• TASK INSTRUCTIONS:
Write out all the material verbatim, line by line.

• RAW DATA:
****************************************

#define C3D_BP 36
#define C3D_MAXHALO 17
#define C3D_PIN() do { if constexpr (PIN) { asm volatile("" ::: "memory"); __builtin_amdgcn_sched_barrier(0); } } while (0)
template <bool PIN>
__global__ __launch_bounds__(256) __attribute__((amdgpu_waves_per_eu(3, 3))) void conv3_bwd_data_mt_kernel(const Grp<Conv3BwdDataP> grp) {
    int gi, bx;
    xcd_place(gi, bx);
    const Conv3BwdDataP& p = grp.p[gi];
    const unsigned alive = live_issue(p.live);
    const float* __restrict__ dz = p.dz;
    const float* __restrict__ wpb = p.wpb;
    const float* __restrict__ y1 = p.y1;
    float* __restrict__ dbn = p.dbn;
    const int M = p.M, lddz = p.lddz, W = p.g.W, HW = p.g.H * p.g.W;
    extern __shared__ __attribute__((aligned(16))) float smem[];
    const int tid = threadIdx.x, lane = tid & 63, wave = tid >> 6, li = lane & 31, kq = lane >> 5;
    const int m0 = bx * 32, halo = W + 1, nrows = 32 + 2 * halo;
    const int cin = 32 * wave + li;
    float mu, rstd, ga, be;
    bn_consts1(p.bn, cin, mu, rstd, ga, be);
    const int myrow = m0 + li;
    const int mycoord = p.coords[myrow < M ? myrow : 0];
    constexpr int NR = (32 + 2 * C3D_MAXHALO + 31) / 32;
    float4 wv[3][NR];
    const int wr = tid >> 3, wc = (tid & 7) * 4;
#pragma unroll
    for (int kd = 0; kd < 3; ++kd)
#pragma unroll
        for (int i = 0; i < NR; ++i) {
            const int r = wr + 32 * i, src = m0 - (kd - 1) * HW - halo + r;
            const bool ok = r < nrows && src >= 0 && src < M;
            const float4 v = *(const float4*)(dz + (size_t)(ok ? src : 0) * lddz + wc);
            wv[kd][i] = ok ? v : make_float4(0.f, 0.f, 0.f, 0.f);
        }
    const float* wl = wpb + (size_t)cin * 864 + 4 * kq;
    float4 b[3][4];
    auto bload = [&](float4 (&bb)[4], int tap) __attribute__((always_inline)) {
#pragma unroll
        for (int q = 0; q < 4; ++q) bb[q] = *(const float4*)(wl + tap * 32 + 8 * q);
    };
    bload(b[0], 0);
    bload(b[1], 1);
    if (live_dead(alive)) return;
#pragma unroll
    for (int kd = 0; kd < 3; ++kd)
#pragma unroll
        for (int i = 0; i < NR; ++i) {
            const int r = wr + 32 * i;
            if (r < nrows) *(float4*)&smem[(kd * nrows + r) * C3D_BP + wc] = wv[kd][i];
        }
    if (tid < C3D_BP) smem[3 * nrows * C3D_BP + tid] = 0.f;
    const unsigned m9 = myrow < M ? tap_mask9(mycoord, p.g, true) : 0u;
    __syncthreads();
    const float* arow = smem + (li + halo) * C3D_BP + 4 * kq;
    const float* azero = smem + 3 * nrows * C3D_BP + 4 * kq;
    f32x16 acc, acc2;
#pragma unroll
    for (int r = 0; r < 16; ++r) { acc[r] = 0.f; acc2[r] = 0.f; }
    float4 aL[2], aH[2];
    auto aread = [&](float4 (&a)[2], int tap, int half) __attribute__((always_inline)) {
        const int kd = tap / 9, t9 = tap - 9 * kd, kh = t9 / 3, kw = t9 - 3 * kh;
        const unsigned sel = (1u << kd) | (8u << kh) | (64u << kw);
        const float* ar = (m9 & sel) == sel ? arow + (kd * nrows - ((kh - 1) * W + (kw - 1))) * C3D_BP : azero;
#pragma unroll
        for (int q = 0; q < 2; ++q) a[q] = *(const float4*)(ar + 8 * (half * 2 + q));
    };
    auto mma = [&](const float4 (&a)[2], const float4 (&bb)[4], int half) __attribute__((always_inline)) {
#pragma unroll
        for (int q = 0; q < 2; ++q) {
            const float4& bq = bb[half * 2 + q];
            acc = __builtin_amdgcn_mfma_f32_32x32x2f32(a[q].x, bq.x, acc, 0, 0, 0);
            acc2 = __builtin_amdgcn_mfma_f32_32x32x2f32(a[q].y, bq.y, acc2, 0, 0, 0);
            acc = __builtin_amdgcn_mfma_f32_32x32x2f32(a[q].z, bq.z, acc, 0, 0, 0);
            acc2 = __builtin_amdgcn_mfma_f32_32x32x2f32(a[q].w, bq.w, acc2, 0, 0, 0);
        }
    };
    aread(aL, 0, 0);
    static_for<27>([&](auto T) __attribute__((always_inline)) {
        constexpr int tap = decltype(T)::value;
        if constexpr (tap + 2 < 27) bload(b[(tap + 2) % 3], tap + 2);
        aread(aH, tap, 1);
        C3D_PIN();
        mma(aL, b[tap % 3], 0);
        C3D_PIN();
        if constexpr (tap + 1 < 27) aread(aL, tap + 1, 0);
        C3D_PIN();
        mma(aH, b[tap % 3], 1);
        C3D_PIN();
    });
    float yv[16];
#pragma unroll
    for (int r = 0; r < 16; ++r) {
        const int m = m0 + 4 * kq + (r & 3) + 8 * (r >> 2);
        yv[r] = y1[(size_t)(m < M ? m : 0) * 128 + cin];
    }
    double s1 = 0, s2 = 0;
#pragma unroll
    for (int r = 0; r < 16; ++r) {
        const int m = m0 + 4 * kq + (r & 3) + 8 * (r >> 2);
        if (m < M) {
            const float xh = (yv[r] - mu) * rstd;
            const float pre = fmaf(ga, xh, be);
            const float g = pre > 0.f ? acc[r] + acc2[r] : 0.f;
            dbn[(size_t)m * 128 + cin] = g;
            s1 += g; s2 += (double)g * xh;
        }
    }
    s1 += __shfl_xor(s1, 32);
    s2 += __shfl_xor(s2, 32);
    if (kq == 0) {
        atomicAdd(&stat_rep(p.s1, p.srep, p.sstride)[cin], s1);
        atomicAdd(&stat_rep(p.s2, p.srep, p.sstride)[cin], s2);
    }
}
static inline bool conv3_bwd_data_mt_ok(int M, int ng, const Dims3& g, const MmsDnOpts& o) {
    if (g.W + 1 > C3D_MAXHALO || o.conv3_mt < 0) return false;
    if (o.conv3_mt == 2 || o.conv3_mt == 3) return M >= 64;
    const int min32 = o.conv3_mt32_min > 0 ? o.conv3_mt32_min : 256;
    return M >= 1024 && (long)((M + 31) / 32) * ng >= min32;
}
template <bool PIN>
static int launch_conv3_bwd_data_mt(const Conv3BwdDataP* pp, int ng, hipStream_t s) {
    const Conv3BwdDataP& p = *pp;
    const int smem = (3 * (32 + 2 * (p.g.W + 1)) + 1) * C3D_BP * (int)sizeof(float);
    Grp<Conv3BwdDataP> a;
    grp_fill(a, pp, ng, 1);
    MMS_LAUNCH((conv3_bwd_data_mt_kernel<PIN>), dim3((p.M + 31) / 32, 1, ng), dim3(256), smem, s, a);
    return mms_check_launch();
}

****************************************

• EXERCISE OUTPUT:
#define C3D_BP 36
#define C3D_MAXHALO 17
#define C3D_PIN() do { if constexpr (PIN) { asm volatile("" ::: "memory"); __builtin_amdgcn_sched_barrier(0); } } while (0)
template <bool PIN>
__global__ __launch_bounds__(256) __attribute__((amdgpu_waves_per_eu(3, 3))) void conv3_bwd_data_mt_kernel(const Grp<Conv3BwdDataP> grp) {
    int gi, bx;
    xcd_place(gi, bx);
    const Conv3BwdDataP& p = grp.p[gi];
    const unsigned alive = live_issue(p.live);
    const float* __restrict__ dz = p.dz;
    const float* __restrict__ wpb = p.wpb;
    const float* __restrict__ y1 = p.y1;
    float* __restrict__ dbn = p.dbn;
    const int M = p.M, lddz = p.lddz, W = p.g.W, HW = p.g.H * p.g.W;
    extern __shared__ __attribute__((aligned(16))) float smem[];
    const int tid = threadIdx.x, lane = tid & 63, wave = tid >> 6, li = lane & 31, kq = lane >> 5;
    const int m0 = bx * 32, halo = W + 1, nrows = 32 + 2 * halo;
    const int cin = 32 * wave + li;
    float mu, rstd, ga, be;
    bn_consts1(p.bn, cin, mu, rstd, ga, be);
    const int myrow = m0 + li;
    const int mycoord = p.coords[myrow < M ? myrow : 0];
    constexpr int NR = (32 + 2 * C3D_MAXHALO + 31) / 32;
    float4 wv[3][NR];
    const int wr = tid >> 3, wc = (tid & 7) * 4;
#pragma unroll
    for (int kd = 0; kd < 3; ++kd)
#pragma unroll
        for (int i = 0; i < NR; ++i) {
            const int r = wr + 32 * i, src = m0 - (kd - 1) * HW - halo + r;
            const bool ok = r < nrows && src >= 0 && src < M;
            const float4 v = *(const float4*)(dz + (size_t)(ok ? src : 0) * lddz + wc);
            wv[kd][i] = ok ? v : make_float4(0.f, 0.f, 0.f, 0.f);
        }
    const float* wl = wpb + (size_t)cin * 864 + 4 * kq;
    float4 b[3][4];
    auto bload = [&](float4 (&bb)[4], int tap) __attribute__((always_inline)) {
#pragma unroll
        for (int q = 0; q < 4; ++q) bb[q] = *(const float4*)(wl + tap * 32 + 8 * q);
    };
    bload(b[0], 0);
    bload(b[1], 1);
    if (live_dead(alive)) return;
#pragma unroll
    for (int kd = 0; kd < 3; ++kd)
#pragma unroll
        for (int i = 0; i < NR; ++i) {
            const int r = wr + 32 * i;
            if (r < nrows) *(float4*)&smem[(kd * nrows + r) * C3D_BP + wc] = wv[kd][i];
        }
    if (tid < C3D_BP) smem[3 * nrows * C3D_BP + tid] = 0.f;
    const unsigned m9 = myrow < M ? tap_mask9(mycoord, p.g, true) : 0u;
    __syncthreads();
    const float* arow = smem + (li + halo) * C3D_BP + 4 * kq;
    const float* azero = smem + 3 * nrows * C3D_BP + 4 * kq;
    f32x16 acc, acc2;
#pragma unroll
    for (int r = 0; r < 16; ++r) { acc[r] = 0.f; acc2[r] = 0.f; }
    float4 aL[2], aH[2];
    auto aread = [&](float4 (&a)[2], int tap, int half) __attribute__((always_inline)) {
        const int kd = tap / 9, t9 = tap - 9 * kd, kh = t9 / 3, kw = t9 - 3 * kh;
        const unsigned sel = (1u << kd) | (8u << kh) | (64u << kw);
        const float* ar = (m9 & sel) == sel ? arow + (kd * nrows - ((kh - 1) * W + (kw - 1))) * C3D_BP : azero;
#pragma unroll
        for (int q = 0; q < 2; ++q) a[q] = *(const float4*)(ar + 8 * (half * 2 + q));
    };
    auto mma = [&](const float4 (&a)[2], const float4 (&bb)[4], int half) __attribute__((always_inline)) {
#pragma unroll
        for (int q = 0; q < 2; ++q) {
            const float4& bq = bb[half * 2 + q];
            acc = __builtin_amdgcn_mfma_f32_32x32x2f32(a[q].x, bq.x, acc, 0, 0, 0);
            acc2 = __builtin_amdgcn_mfma_f32_32x32x2f32(a[q].y, bq.y, acc2, 0, 0, 0);
            acc = __builtin_amdgcn_mfma_f32_32x32x2f32(a[q].z, bq.z, acc, 0, 0, 0);
            acc2 = __builtin_amdgcn_mfma_f32_32x32x2f32(a[q].w, bq.w, acc2, 0, 0, 0);
        }
    };
    aread(aL, 0, 0);
    static_for<27>([&](auto T) __attribute__((always_inline)) {
        constexpr int tap = decltype(T)::value;
        if constexpr (tap + 2 < 27) bload(b[(tap + 2) % 3], tap + 2);
        aread(aH, tap, 1);
        C3D_PIN();
        mma(aL, b[tap % 3], 0);
        C3D_PIN();
        if constexpr (tap + 1 < 27) aread(aL, tap + 1, 0);
        C3D_PIN();
        mma(aH, b[tap % 3], 1);
        C3D_PIN();
    });
    float yv[16];
#pragma unroll
    for (int r = 0; r < 16; ++r) {
        const int m = m0 + 4 * kq + (r & 3) + 8 * (r >> 2);
        yv[r] = y1[(size_t)(m < M ? m : 0) * 128 + cin];
    }
    double s1 = 0, s2 = 0;
#pragma unroll
    for (int r = 0; r < 16; ++r) {
        const int m = m0 + 4 * kq + (r & 3) + 8 * (r >> 2);
        if (m < M) {
            const float xh = (yv[r] - mu) * rstd;
            const float pre = fmaf(ga, xh, be);
            const float g = pre > 0.f ? acc[r] + acc2[r] : 0.f;
            dbn[(size_t)m * 128 + cin] = g;
            s1 += g; s2 += (double)g * xh;
        }
    }
    s1 += __shfl_xor(s1, 32);
    s2 += __shfl_xor(s2, 32);
    if (kq == 0) {
        atomicAdd(&stat_rep(p.s1, p.srep, p.sstride)[cin], s1);
        atomicAdd(&stat_rep(p.s2, p.srep, p.sstride)[cin], s2);
    }
}
static inline bool conv3_bwd_data_mt_ok(int M, int ng, const Dims3& g, const MmsDnOpts& o) {
    if (g.W + 1 > C3D_MAXHALO || o.conv3_mt < 0) return false;
    if (o.conv3_mt == 2 || o.conv3_mt == 3) return M >= 64;
    const int min32 = o.conv3_mt32_min > 0 ? o.conv3_mt32_min : 256;
    return M >= 1024 && (long)((M + 31) / 32) * ng >= min32;
}
template <bool PIN>
static int launch_conv3_bwd_data_mt(const Conv3BwdDataP* pp, int ng, hipStream_t s) {
    const Conv3BwdDataP& p = *pp;
    const int smem = (3 * (32 + 2 * (p.g.W + 1)) + 1) * C3D_BP * (int)sizeof(float);
    Grp<Conv3BwdDataP> a;
    grp_fill(a, pp, ng, 1);
    MMS_LAUNCH((conv3_bwd_data_mt_kernel<PIN>), dim3((p.M + 31) / 32, 1, ng), dim3(256), smem, s, a);
    return mms_check_launch();
}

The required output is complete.